# pliam1105/BoxFusion

Measured on AMD Instinct MI355X. Metric: RGB-D frames/sec (whole node) on 640x480 stream, higher is better.
Workload: dtype bf16; 1 GPU; configs[2]: synthetic 640x480 RGB-D, batch 8/step/GPU, gap=1, CuTR ViT-B RGB-D + CLIP ViT-H/14 x16 crops/frame + fusion; frames=440, global_batch=8, parallelism=dp1, inflight_batches_per_gpu=2, scene_objects=30, fused_boxes=83, global_boxes=30

## Files before the change

### boxfusion_amd/_lib.py

```python
from __future__ import annotations

import atexit
import ctypes
import threading
import weakref
import sys
import os

import numpy as np
import torch

HERE = os.path.dirname(os.path.abspath(__file__))
LIB_PATH = os.environ.get("BF_LIB_PATH") or os.path.join(HERE, "libboxfusion_hip.so")
_LIB = None

c_int, c_float, c_double, c_void_p, c_size_t = (ctypes.c_int, ctypes.c_float, ctypes.c_double,
                                                ctypes.c_void_p, ctypes.c_size_t)

BF_DEV_FUSION_LIST_OVERFLOW = 1
BF_DEV_HULL_OVERFLOW = 2
BF_DEV_VIEW_OVERFLOW = 4
BF_DEV_INDEX_RANGE = 8
BF_DEV_HULL_TRUNC = 16

# ... 539 lines not shown
    o_bs = sq * o.stride(0) if o_bs is None else o_bs
    if o_map is not None:
        _need(o_map, torch.int32, "o_map")
        if o_map.numel() < batch * sq:
            raise HipError(f"o_map has {o_map.numel()} rows < batch*sq = {batch * sq}")
    LL = ctypes.c_longlong
    _check(lib().bf_attention_bf16_ex(c_void_p(q.data_ptr()), c_void_p(k.data_ptr()),
                                      c_void_p(v.data_ptr()), c_void_p(o.data_ptr()), c_int(batch),
                                      c_int(heads), c_int(sq), c_int(sk), c_int(head_dim),
                                      c_int(q.stride(0)), c_int(k.stride(0)), c_int(v.stride(0)),
                                      c_int(o.stride(0)), LL(q_bs), LL(k_bs), LL(v_bs), LL(o_bs),
                                      c_float(scale), _ptr(o_map) if o_map is not None else None,
                                      c_int(variant or _knobs().get("attn_variant", 0)), _stream()),
           "bf_attention_bf16_ex")
    return o


def attention_fp8out(q, k, v, o, batch, heads, sq, sk, head_dim, scale, out_qscale, q_bs=None,
                     k_bs=None, v_bs=None, o_bs=None, variant=0):
    for x, n in ((q, "q"), (k, "k"), (v, "v")):
        _need(x, torch.bfloat16, n)
    _need(o, FP8, "o")
    q_bs = sq * q.stride(0) if q_bs is None else q_bs
    k_bs = sk * k.stride(0) if k_bs is None else k_bs
    v_bs = sk * v.stride(0) if v_bs is None else v_bs
    o_bs = sq * o.stride(0) if o_bs is None else o_bs
    LL = ctypes.c_longlong
    _check(lib().bf_attention_fp8out_ex(c_void_p(q.data_ptr()), c_void_p(k.data_ptr()), c_void_p(v.data_ptr()),
                                        c_void_p(o.data_ptr()), c_int(batch), c_int(heads), c_int(sq),
                                        c_int(sk), c_int(head_dim), c_int(q.stride(0)), c_int(k.stride(0)),
                                        c_int(v.stride(0)), c_int(o.stride(0)), LL(q_bs), LL(k_bs), LL(v_bs),
                                        LL(o_bs), c_float(scale), c_float(out_qscale),
                                        c_int(variant or _knobs().get("attn_variant", 0)), _stream()),
           "bf_attention_fp8out_ex")
    return o


def layernorm(x, weight, bias, eps, out=None, row_map=None, out_dtype=torch.bfloat16):
    _need(x, torch.float32, "x")
    M, C = x.shape
    if out is None:
        out = torch.empty((M, C), dtype=out_dtype, device=x.device)
    if out.dtype not in (torch.bfloat16, torch.float32) or x.stride(1) != 1 or out.stride(1) != 1:
        raise HipError("layernorm: f32 in, bf16 / f32 out, unit column stride")
    _check(lib().bf_layernorm_out(c_void_p(x.data_ptr()), c_int(x.stride(0)), _ptr(weight),
                                  _ptr(bias), c_float(eps), c_void_p(out.data_ptr()),
                                  c_int(out.stride(0)), c_int(int(out.dtype == torch.float32)),
                                  _ptr(row_map) if row_map is not None else None, c_int(M), c_int(C),
                                  _stream()), "bf_layernorm_out")
    return out



def attention_causal(q, k, v, o, batch, heads, s, head_dim, scale):
    for x, n in ((q, "q"), (k, "k"), (v, "v"), (o, "o")):
        _need(x, torch.bfloat16, n)
    LL = ctypes.c_longlong
    _check(lib().bf_attention_causal(c_void_p(q.data_ptr()), c_void_p(k.data_ptr()), c_void_p(v.data_ptr()),
                                     c_void_p(o.data_ptr()), c_int(batch), c_int(heads), c_int(s),
                                     c_int(head_dim), c_int(q.stride(0)), c_int(k.stride(0)),
                                     c_int(v.stride(0)), c_int(o.stride(0)), LL(s * q.stride(0)),
                                     LL(s * k.stride(0)), LL(s * v.stride(0)), LL(s * o.stride(0)),
                                     c_float(scale), _stream()), "bf_attention_causal")
    return o
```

★ ★ ★ ★

WHAT YOU ARE ASKED TO DO: Type out the listing again with nothing changed.

SOLUTION FOR THIS EXERCISE:
# pliam1105/BoxFusion

Measured on AMD Instinct MI355X. Metric: RGB-D frames/sec (whole node) on 640x480 stream, higher is better.
Workload: dtype bf16; 1 GPU; configs[2]: synthetic 640x480 RGB-D, batch 8/step/GPU, gap=1, CuTR ViT-B RGB-D + CLIP ViT-H/14 x16 crops/frame + fusion; frames=440, global_batch=8, parallelism=dp1, inflight_batches_per_gpu=2, scene_objects=30, fused_boxes=83, global_boxes=30

## Files before the change

### boxfusion_amd/_lib.py

```python
from __future__ import annotations

import atexit
import ctypes
import threading
import weakref
import sys
import os

import numpy as np
import torch

HERE = os.path.dirname(os.path.abspath(__file__))
LIB_PATH = os.environ.get("BF_LIB_PATH") or os.path.join(HERE, "libboxfusion_hip.so")
_LIB = None

c_int, c_float, c_double, c_void_p, c_size_t = (ctypes.c_int, ctypes.c_float, ctypes.c_double,
                                                ctypes.c_void_p, ctypes.c_size_t)

BF_DEV_FUSION_LIST_OVERFLOW = 1
BF_DEV_HULL_OVERFLOW = 2
BF_DEV_VIEW_OVERFLOW = 4
BF_DEV_INDEX_RANGE = 8
BF_DEV_HULL_TRUNC = 16

# ... 539 lines not shown
    o_bs = sq * o.stride(0) if o_bs is None else o_bs
    if o_map is not None:
        _need(o_map, torch.int32, "o_map")
        if o_map.numel() < batch * sq:
            raise HipError(f"o_map has {o_map.numel()} rows < batch*sq = {batch * sq}")
    LL = ctypes.c_longlong
    _check(lib().bf_attention_bf16_ex(c_void_p(q.data_ptr()), c_void_p(k.data_ptr()),
                                      c_void_p(v.data_ptr()), c_void_p(o.data_ptr()), c_int(batch),
                                      c_int(heads), c_int(sq), c_int(sk), c_int(head_dim),
                                      c_int(q.stride(0)), c_int(k.stride(0)), c_int(v.stride(0)),
                                      c_int(o.stride(0)), LL(q_bs), LL(k_bs), LL(v_bs), LL(o_bs),
                                      c_float(scale), _ptr(o_map) if o_map is not None else None,
                                      c_int(variant or _knobs().get("attn_variant", 0)), _stream()),
           "bf_attention_bf16_ex")
    return o


def attention_fp8out(q, k, v, o, batch, heads, sq, sk, head_dim, scale, out_qscale, q_bs=None,
                     k_bs=None, v_bs=None, o_bs=None, variant=0):
    for x, n in ((q, "q"), (k, "k"), (v, "v")):
        _need(x, torch.bfloat16, n)
    _need(o, FP8, "o")
    q_bs = sq * q.stride(0) if q_bs is None else q_bs
    k_bs = sk * k.stride(0) if k_bs is None else k_bs
    v_bs = sk * v.stride(0) if v_bs is None else v_bs
    o_bs = sq * o.stride(0) if o_bs is None else o_bs
    LL = ctypes.c_longlong
    _check(lib().bf_attention_fp8out_ex(c_void_p(q.data_ptr()), c_void_p(k.data_ptr()), c_void_p(v.data_ptr()),
                                        c_void_p(o.data_ptr()), c_int(batch), c_int(heads), c_int(sq),
                                        c_int(sk), c_int(head_dim), c_int(q.stride(0)), c_int(k.stride(0)),
                                        c_int(v.stride(0)), c_int(o.stride(0)), LL(q_bs), LL(k_bs), LL(v_bs),
                                        LL(o_bs), c_float(scale), c_float(out_qscale),
                                        c_int(variant or _knobs().get("attn_variant", 0)), _stream()),
           "bf_attention_fp8out_ex")
    return o


def layernorm(x, weight, bias, eps, out=None, row_map=None, out_dtype=torch.bfloat16):
    _need(x, torch.float32, "x")
    M, C = x.shape
    if out is None:
        out = torch.empty((M, C), dtype=out_dtype, device=x.device)
    if out.dtype not in (torch.bfloat16, torch.float32) or x.stride(1) != 1 or out.stride(1) != 1:
        raise HipError("layernorm: f32 in, bf16 / f32 out, unit column stride")
    _check(lib().bf_layernorm_out(c_void_p(x.data_ptr()), c_int(x.stride(0)), _ptr(weight),
                                  _ptr(bias), c_float(eps), c_void_p(out.data_ptr()),
                                  c_int(out.stride(0)), c_int(int(out.dtype == torch.float32)),
                                  _ptr(row_map) if row_map is not None else None, c_int(M), c_int(C),
                                  _stream()), "bf_layernorm_out")
    return out



def attention_causal(q, k, v, o, batch, heads, s, head_dim, scale):
    for x, n in ((q, "q"), (k, "k"), (v, "v"), (o, "o")):
        _need(x, torch.bfloat16, n)
    LL = ctypes.c_longlong
    _check(lib().bf_attention_causal(c_void_p(q.data_ptr()), c_void_p(k.data_ptr()), c_void_p(v.data_ptr()),
                                     c_void_p(o.data_ptr()), c_int(batch), c_int(heads), c_int(s),
                                     c_int(head_dim), c_int(q.stride(0)), c_int(k.stride(0)),
                                     c_int(v.stride(0)), c_int(o.stride(0)), LL(s * q.stride(0)),
                                     LL(s * k.stride(0)), LL(s * v.stride(0)), LL(s * o.stride(0)),
                                     c_float(scale), _stream()), "bf_attention_causal")
    return o
```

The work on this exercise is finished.